* **Data**:
#ifndef MEDNET_C32_GNB_LDS
#define MEDNET_C32_GNB_LDS 1
#endif
  constexpr bool GNB_LDS = GNB && MEDNET_C32_GNB_LDS;
  constexpr int NSEC = (ADD ? 8 : 0) + (GNB && !GNB_LDS ? 8 : 0);
  constexpr int SEC0 = 54 - 8, WT = NSEC, TW1 = SEC0, TW0 = TW1 - WT;
  eltx8 wreg[54];
  const u32x4* wp = reinterpret_cast<const u32x4*>(a.wpk) + h * 32 + r;
#pragma unroll
  for (int i = 0; i < 54; ++i)
    if (i < TW0 || i >= TW1) wreg[i] = __builtin_bit_cast(eltx8, wp[((i / 27) * 27 + tap_at(i % 27)) * 64]);

  constexpr unsigned OOB = 0xFFFFFF00u;
  constexpr int MAIN_ROUNDS = HZ * HY / 4, TAIL_ROUNDS = 2;
  static_assert(MAIN_ROUNDS * 4 == HZ * HY && MAIN_ROUNDS + TAIL_ROUNDS == IN_ROUNDS && TAIL_ROUNDS * 32 >= HZ * HY, "round layout");
  const int q4 = lane & 3, hx_main = lane >> 2;
  int tail_pos[TAIL_ROUNDS];
#pragma unroll
  for (int k = 0; k < TAIL_ROUNDS; ++k) {
    const int row = 32 * k + (tid >> 3);
    tail_pos[k] = row < HZ * HY ? ((row / HY) << 8) | (row % HY) : 0x7F00;
  }
  const int tail_hx = 16 + ((tid >> 2) & 1);
  u32x4 in_reg[IN_ROUNDS];
  auto rsrc_of = [&](int n, bool ok) {
    return __builtin_amdgcn_make_buffer_rsrc((void*)(a.x + (size_t)n * a.id * a.ih * a.iw * 32), 0, a.bytes_x & (0u - (unsigned)ok), 0x00020000);
  };
  unsigned voff_main = 0;
  auto plan_main = [&](int tx0) {
    const int gx = tx0 - 1 + hx_main;
    voff_main = (unsigned)gx < (unsigned)a.iw ? (unsigned)gx * 64u + (unsigned)q4 * 16u : OOB;
  };
  auto tail_voff = [&](int k, int tz0, int ty0, int tx0) {
    const int gz = tz0 - 1 + (tail_pos[k] >> 8), gy = ty0 - 1 + (tail_pos[k] & 255), gxt = tx0 - 1 + tail_hx;
    const bool ok = ((unsigned)gz < (unsigned)a.id) & ((unsigned)gy < (unsigned)a.ih) & ((unsigned)gxt < (unsigned)a.iw);
    return ok ? (unsigned)((gz * a.ih + gy) * a.iw + gxt) * 64u + (unsigned)q4 * 16u : OOB;
  };
  int lr_gz = 0, lr_gy = 0;
  unsigned lr_soff = 0, lr_num = 0;
  auto load_round = [&](int it, int phase, int n, int tz0, int ty0, int tx0, bool valid) {
    if (it < MAIN_ROUNDS) {
      if (phase == 0 || phase < 0) {
        const int row = it * 4 + wv_s;
        const int hz = (row * 205) >> 11, hy = row - hz * HY;
        lr_gz = tz0 - 1 + hz;
        lr_gy = ty0 - 1 + hy;
      }
      if (phase == 1 || phase < 0) {
        const bool ok = valid & ((unsigned)lr_gz < (unsigned)a.id) & ((unsigned)lr_gy < (unsigned)a.ih);
        lr_num = a.bytes_x & (0u - (unsigned)ok);
      }
      if (phase == 2 || phase < 0) lr_soff = (unsigned)((lr_gz * a.ih + lr_gy) * a.iw) * 64u;
      if (phase == 3 || phase < 0)
        in_reg[it] = __builtin_amdgcn_raw_buffer_load_b128(
            __builtin_amdgcn_make_buffer_rsrc((void*)(a.x + (size_t)n * a.id * a.ih * a.iw * 32), 0, lr_num, 0x00020000), voff_main, lr_soff, 0);
    } else if (phase == 3 || phase < 0) {
      in_reg[it] = __builtin_amdgcn_raw_buffer_load_b128(rsrc_of(n, valid), tail_voff(it - MAIN_ROUNDS, tz0, ty0, tx0), 0, 0);
    }
  };
  const int slot_main = q4 * NVP + hx_main;
  int slot_tail[TAIL_ROUNDS];
#pragma unroll
  for (int k = 0; k < TAIL_ROUNDS; ++k) {
    const int row = 32 * k + (tid >> 3);
    slot_tail[k] = row < HZ * HY ? q4 * NVP + row * HX + tail_hx : -1;
  }
  const int spare_slot = (2 * BUF_PIECES * 16 + 4 * 4096) / 16 + tid;
  auto commit_one = [&](int b, int it) {
    if (it < MAIN_ROUNDS) {
      in_lds[b * BUF_PIECES + (it * 4 + wv_s) * HX + slot_main] = in_reg[it];
    } else {
      const int sl = slot_tail[it - MAIN_ROUNDS];
      in_lds[sl >= 0 ? b * BUF_PIECES + sl : spare_slot] = in_reg[it];
    }
  };
  const int lx6 = ((r & 15) + 8 * (r >> 4)) & 15;
  const int lbase6 = (wv * HY + 4 * (r >> 4)) * HX + lx6;
  [[maybe_unused]] const eltx2 ones = {(elt)1.0f, (elt)1.0f};
  const size_t ovol = (size_t)a.od * a.oh * a.ow;

  {
    int n0, tz0, ty0, tx0;
    origin(seq, n0, tz0, ty0, tx0);
    plan_main(tx0);
#pragma unroll
    for (int it = 0; it < IN_ROUNDS; ++it) load_round(it, -1, n0, tz0, ty0, tx0, true);
#pragma unroll
    for (int it = 0; it < IN_ROUNDS; ++it) commit_one(0, it);
    const bool valid1 = seq + seq_step < seq_end;
    origin(valid1 ? seq + seq_step : 0, n0, tz0, ty0, tx0);
    plan_main(tx0);
#pragma unroll
    for (int it = 0; it < IN_ROUNDS; ++it) load_round(it, -1, n0, tz0, ty0, tx0, valid1);
  }
  int buf = 0;
  [[maybe_unused]] int coef_n = -1;
  [[maybe_unused]] char* cf_lds = smem + (size_t)2 * BUF_PIECES * 16 + 4 * 4096 + wv_s * 256;
  static_assert(4 * 256 <= 224 * 16, "the coefficient copies stay clear of the spare slots in use");
  while (true) {
    int n, tz0, ty0, tx0;
    origin(seq, n, tz0, ty0, tx0);
    const bool has_next = seq + seq_step < seq_end;
    const bool has_next2 = seq + 2 * seq_step < seq_end;
    if constexpr (GNB || STATS) {
      while (acc_n < n) {
        flush(acc_n);
        ++acc_n;
      }
    }
    if constexpr (GNB) {
      if (n != coef_n) {
        coef_n = n;
        const auto rsrc_cf = __builtin_amdgcn_make_buffer_rsrc((void*)(a.gnb_coef + (size_t)n * 64), 0, 256u, 0x00020000);
        const u32x4 c4 = __builtin_amdgcn_raw_buffer_load_b128(rsrc_cf, (unsigned)(lane * 16), 0, 0);
        wave_lds_fence();
        if (lane < 16) *reinterpret_cast<u32x4*>(cf_lds + lane * 16) = c4;
        wave_lds_fence();
      }
    }
    int n2, tz2, ty2, tx2;
    origin(has_next2 ? seq + 2 * seq_step : 0, n2, tz2, ty2, tx2);
    __syncthreads();

    const int pj = lane & 3, ev = lane >> 2;
    const bool plane_ok = tz0 + wv_s < a.od;
    const bool lane_ok = tx0 + ev < a.ow;
    const unsigned vb = lane_ok ? (unsigned)(ev * 32 + pj * 8) * 2u : OOB;
    unsigned row_num[8], row_off[8];
    auto plan_row = [&](int j) {
      const bool ok = plane_ok & (ty0 + j < a.oh);
      row_num[j] = a.bytes_y & (0u - (unsigned)ok);
      row_off[j] = (unsigned)((((tz0 + wv_s) * a.oh + ty0 + j) * a.ow + tx0) * 32) * 2u;
      asm volatile("" : "+s"(row_num[j]), "+s"(row_off[j]));
    };
    auto row_rsrc = [&](const elt* base, int j) {
      return __builtin_amdgcn_make_buffer_rsrc((void*)(base + (size_t)n * ovol * 32), 0, row_num[j], 0x00020000);
    };
    auto row_soff = [&](int j) { return row_off[j]; };
    [[maybe_unused]] eltx8 adr[ADD ? 8 : 1], yrw[GNB ? 8 : 1];
    [[maybe_unused]] char* ydst = reinterpret_cast<char*>(in_lds + (size_t)buf * BUF_PIECES) + wv_s * 8192;
    static_assert(!GNB_LDS || 4 * 8192 <= 2 * NVP * 16, "the four waves' rows fit the two dead planes");

    f32x16 acc[NTW];
    const u32x4* img = in_lds + (size_t)buf * BUF_PIECES;
    auto b_fragment = [&](int gq, int a6) {
      const int kc1 = gq / 9, kz1 = (gq / 3) % 3, kx1 = gq % 3;
      return __builtin_bit_cast(eltx8, img[(2 * kc1 + h) * NVP + lbase6 + (kz1 * HY + a6) * HX + kx1]);
    };
    eltx8 xf[2][6];
#pragma unroll
    for (int a6 = 0; a6 < 6; ++a6) xf[0][a6] = b_fragment(0, a6);
#pragma unroll
    for (int s54 = 0; s54 < 54; ++s54) {
      const int gq = s54 / 3, ky = s54 % 3, cur = gq & 1;
      const int round = s54 / 3;
      const bool staging = s54 % 3 == 0 && round < IN_ROUNDS;
#pragma unroll
      for (int t = 0; t < NTW; ++t) {
        __builtin_amdgcn_sched_barrier(0);
        if (s54 == 0) mfma_a_zero(acc[t], wreg[0], xf[cur][t]);
        else mfma_a_acc(acc[t], wreg[s54], xf[cur][t + ky]);
        __builtin_amdgcn_sched_barrier(0);
        if (gq + 1 < 18 && (t & 1) == 0) xf[cur ^ 1][(ky * 4 + t) >> 1] = b_fragment(gq + 1, (ky * 4 + t) >> 1);
        if (s54 == 0 && t == 1) plan_main(tx2);
        if (t == 3 && s54 >= 24 && s54 < 32) plan_row(s54 - 24);
        if (t == 2 && s54 < WT)
          wreg[TW0 + s54] = __builtin_bit_cast(eltx8, __builtin_nontemporal_load(wp + (((TW0 + s54) / 27) * 27 + tap_at((TW0 + s54) % 27)) * 64));
        if (t == 2 && s54 >= SEC0) {
          const int j = s54 - SEC0;
          if constexpr (ADD) adr[j] = __builtin_bit_cast(eltx8, __builtin_amdgcn_raw_buffer_load_b128(row_rsrc(a.add, j), vb, row_soff(j), 0));
          if constexpr (GNB && !GNB_LDS) yrw[j] = __builtin_bit_cast(eltx8, __builtin_amdgcn_raw_buffer_load_b128(row_rsrc(a.gnb_y, j), vb, row_soff(j), 0));
        }
        if constexpr (GNB_LDS) {
          if (t == 2 && s54 == 27) __builtin_amdgcn_s_barrier();
          if (t == 2 && s54 >= 27 && s54 < 35) {
            const int j = s54 - 27;
            const __amdgpu_buffer_rsrc_t yr = __builtin_amdgcn_make_buffer_rsrc((void*)(a.gnb_y + (size_t)n * ovol * 32), 0, row_num[j], 0x00020000);
            __builtin_amdgcn_raw_ptr_buffer_load_lds(yr, (__attribute__((address_space(3))) void*)(ydst + j * 1024), 16, vb, row_off[j], 0, 0);
          }
        }
        if (staging) {
          if (t == 0) commit_one(buf ^ 1, round);
          load_round(round, t, n2, tz2, ty2, tx2, has_next2);
        }
      }
    }
    __builtin_amdgcn_sched_barrier(0);

    if constexpr (ACT) {
#pragma unroll
      for (int t = 0; t < NTW; ++t) act_apply_v16(acc[t], a.act);
    }
    const int e_lx = lx6;
    const int e_sw = (e_lx >> 1) & 7;
    eltx8 rows[8];
#pragma unroll
    for (int half = 0; half < 2; ++half) {
      wave_lds_fence();
      if ((r >> 4) == half) {
#pragma unroll
        for (int t = 0; t < NTW; ++t) {
          const int vl = t * 16 + e_lx;
#pragma unroll
          for (int q = 0; q < 4; ++q) {
            eltx4 o;
#pragma unroll
            for (int j = 0; j < 4; ++j) o[j] = (elt)acc[t][q * 4 + j];
            *reinterpret_cast<eltx4*>(wlds + vl * 32 + ((2 * q + h) ^ e_sw) * 4) = o;
          }
        }
      }
      wave_lds_fence();
#pragma unroll
      for (int j = 0; j < 4; ++j) {
        const int vox = j * 16 + ev, swl = (vox >> 1) & 7;
        rows[4 * half + j] = *reinterpret_cast<const eltx8*>(wlds + vox * 32 + (pj ^ (swl >> 1)) * 8);
// ... 395 lines not shown
  const size_t fwd_bytes = mfma ? align_up((size_t)27 * ((cout + 31) / 32 * 32) * cin * sizeof(elt), 256) : 0;
  const size_t bwd_bytes = mfma ? align_up((size_t)27 * ((cin + 31) / 32 * 32) * cout * sizeof(elt), 256) : 0;
  L.mfma_bytes = fwd_bytes > bwd_bytes ? fwd_bytes : bwd_bytes;
  L.mfma_fwd = 2 * f32;
  L.mfma_bwd = 2 * f32 + fwd_bytes;
  L.lo_delta = fwd_bytes + bwd_bytes;
  L.total = 2 * f32 + 2 * (fwd_bytes + bwd_bytes) + 256;
  return L;
}
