template <int MODE, int NU, bool X2>
static int launch_wide_one(dim3 grid, size_t lds, hipStream_t st, const ConvK& k) {
    static unsigned long long attr_done = 0;
    const int rc = ensure_dynamic_lds(reinterpret_cast<const void*>(&conv_wide_kernel<MODE, NU, X2>), &attr_done, lds);
    if (rc != EVC_OK) return rc;
    hipLaunchKernelGGL((conv_wide_kernel<MODE, NU, X2>), grid, dim3(256), lds, st, k);
    return EVC_OK;
}
template <int MODE>
static int launch_wide_mode(int nu, bool x2, dim3 grid, size_t lds, hipStream_t st, const ConvK& k) {
    if (nu == 4) return x2 ? launch_wide_one<MODE, 4, true>(grid, lds, st, k) : launch_wide_one<MODE, 4, false>(grid, lds, st, k);
    return x2 ? launch_wide_one<MODE, 3, true>(grid, lds, st, k) : launch_wide_one<MODE, 3, false>(grid, lds, st, k);
}
static int launch_wide(int mode, int nu, bool x2, dim3 grid, size_t lds, hipStream_t st, const ConvK& k) {
#ifdef EVC_DEV_FAST
    return launch_wide_mode<MODE_AFFINE_SILU>(nu, x2, grid, lds, st, k);
#else
    if (mode == MODE_AFFINE_SILU) return launch_wide_mode<MODE_AFFINE_SILU>(nu, x2, grid, lds, st, k);
    if (mode == MODE_PLAIN) return launch_wide_mode<MODE_PLAIN>(nu, x2, grid, lds, st, k);
    return EVC_EUNSUPPORTED;
#endif
}

#define EVC_TN_SWITCH(tn, CALL) ((tn) == 3 ? CALL(3) : (tn) == 2 ? CALL(2) : CALL(1))

static int conv2d_impl(const evc_conv_args* a, float* ws, void* stream, hipEvent_t ev_start, hipEvent_t ev_conv_end);

extern "C" int evc_conv2d_nhwc_f32(const evc_conv_args* a, float* ws, void* stream) {
    return conv2d_impl(a, ws, stream, nullptr, nullptr);
}

extern "C" int evc_conv2d_nhwc_profiled_f32(const evc_conv_args* a, float* ws, void* stream, void* ev_start,
                                            void* ev_conv_end) {
    return conv2d_impl(a, ws, stream, (hipEvent_t)ev_start, (hipEvent_t)ev_conv_end);
}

* **Activity**: Looking at the listing above, which lines hold "grid"? Copy every such line.

* **Written solution**:
static int launch_wide_one(dim3 grid, size_t lds, hipStream_t st, const ConvK& k) {
    hipLaunchKernelGGL((conv_wide_kernel<MODE, NU, X2>), grid, dim3(256), lds, st, k);
static int launch_wide_mode(int nu, bool x2, dim3 grid, size_t lds, hipStream_t st, const ConvK& k) {
    if (nu == 4) return x2 ? launch_wide_one<MODE, 4, true>(grid, lds, st, k) : launch_wide_one<MODE, 4, false>(grid, lds, st, k);
    return x2 ? launch_wide_one<MODE, 3, true>(grid, lds, st, k) : launch_wide_one<MODE, 3, false>(grid, lds, st, k);
static int launch_wide(int mode, int nu, bool x2, dim3 grid, size_t lds, hipStream_t st, const ConvK& k) {
    return launch_wide_mode<MODE_AFFINE_SILU>(nu, x2, grid, lds, st, k);
    if (mode == MODE_AFFINE_SILU) return launch_wide_mode<MODE_AFFINE_SILU>(nu, x2, grid, lds, st, k);
    if (mode == MODE_PLAIN) return launch_wide_mode<MODE_PLAIN>(nu, x2, grid, lds, st, k);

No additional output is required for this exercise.